** WHAT TO PRODUCE **
One number is the full answer: how many lines in the records contain the word "unsigned"?

** Opening MATERIAL PROVIDED block **

SSAD_API int ssad_conv3x3_forward(
    const ssad_conv_level* levels_host, int n_levels, const float* packed,
    const float* bias, int Cout, int Cin, int flags, ssad_stream_t stream);

SSAD_API size_t ssad_conv_wino_filter_floats(int M, int K);
SSAD_API int ssad_conv_wino_pack_filter(
    const float* w, int Cout, int Cin, float* packed_fwd, float* packed_dgrad,
    ssad_stream_t stream);
SSAD_API int ssad_conv3x3_forward_wino(
    const ssad_conv_level* levels_host, int n_levels, const float* packed,
    const float* bias, int Cout, int Cin, int flags, ssad_stream_t stream);
SSAD_API int ssad_conv3x3_forward_wino_launches(const ssad_conv_level* levels_host, int n_levels);
SSAD_API int ssad_conv3x3_forward_wino_launches_for(const ssad_conv_level* levels_host, int n_levels, int Cout,
                                                    int Cin, int flags);
SSAD_API int ssad_conv_wino_split_tail(int on);
#define SSAD_MAX_PACK_ENTRIES 32
typedef struct ssad_pack_entry {
  const float* w;
  int Cout, Cin;
  float* packed_fwd;
  float* packed_dgrad;
} ssad_pack_entry;
SSAD_API int ssad_conv_wino_pack_filters(const ssad_pack_entry* entries_host, int n_entries,
                                         ssad_stream_t stream);

SSAD_API size_t ssad_conv_wino24_filter_floats(int M, int K);
SSAD_API int ssad_conv_wino24_pack_filters(const ssad_pack_entry* entries_host, int n_entries, ssad_stream_t stream);
SSAD_API int ssad_conv3x3_forward_wino24(
    const ssad_conv_level* levels_host, int n_levels, const float* packed,
    const float* bias, int Cout, int Cin, int flags, ssad_stream_t stream);

SSAD_API size_t ssad_conv_split_filter_floats(int M, int K);
SSAD_API int ssad_conv_split_pack_filters(const ssad_pack_entry* entries_host, int n_entries, ssad_stream_t stream);
SSAD_API size_t ssad_conv3x3_split_workspace_bytes(const ssad_conv_level* levels_host, int n_levels, int Cin);
SSAD_API int ssad_conv3x3_forward_split(
    const ssad_conv_level* levels_host, int n_levels, const float* packed,
    const float* bias, int Cout, int Cin, int flags, void* workspace, size_t workspace_bytes,
    const unsigned* amax_in, unsigned* amax_out, ssad_stream_t stream);

SSAD_API size_t ssad_conv3x3_wgrad_workspace_bytes(
    const ssad_conv_level* levels_host, int n_levels, int Cout, int Cin);

SSAD_API int ssad_conv3x3_wgrad(
    const ssad_conv_level* levels_host, int n_levels, float* dW, float* db,
    int Cout, int Cin, int accumulate, void* workspace, size_t workspace_bytes,
    ssad_stream_t stream);

SSAD_API size_t ssad_conv3x3_wgrad_split_workspace_bytes(
    const ssad_conv_level* levels_host, int n_levels, int Cout, int Cin);
SSAD_API int ssad_conv3x3_wgrad_split(
    const ssad_conv_level* levels_host, int n_levels, float* dW, float* db,
    int Cout, int Cin, int accumulate, void* workspace, size_t workspace_bytes,
    ssad_stream_t stream);
SSAD_API int ssad_conv3x3_wgrad_split_amax(
    const ssad_conv_level* levels_host, int n_levels, float* dW, float* db,
    int Cout, int Cin, int accumulate, void* workspace, size_t workspace_bytes,
    const unsigned* x_amax, const unsigned* dy_amax, ssad_stream_t stream);

SSAD_API int ssad_split_absmax_levels(const ssad_conv_level* levels_host, int n, int channels, int field,
                                      unsigned* words, ssad_stream_t stream);
SSAD_API int ssad_split_absmax(const float* x, long long n, unsigned* word, ssad_stream_t stream);


SSAD_API size_t ssad_retinanet_anchor_labels_workspace_bytes(
    int levels, int A, int k_min, const int* field_sizes_host, int N, int Gmax);
SSAD_API int ssad_retinanet_anchor_labels(
    const double* cell_anchors, int levels, int A, int k_min, const int* field_sizes_host,
    const int* crop_h_host, const int* crop_w_host, const float* gt_boxes,
    const int* gt_classes, const int* gt_counts, int N, int Gmax, int num_classes,
    float positive_overlap, float negative_overlap, int* const* labels_out_host,
    float* const* locs_out_host, float* const* targets_out_host, int capacity,
    int* counts_out, float* fg_bg_out, void* workspace, size_t workspace_bytes,
    ssad_stream_t stream);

** Closing MATERIAL PROVIDED block **

** RESULT OF THE TASK **
4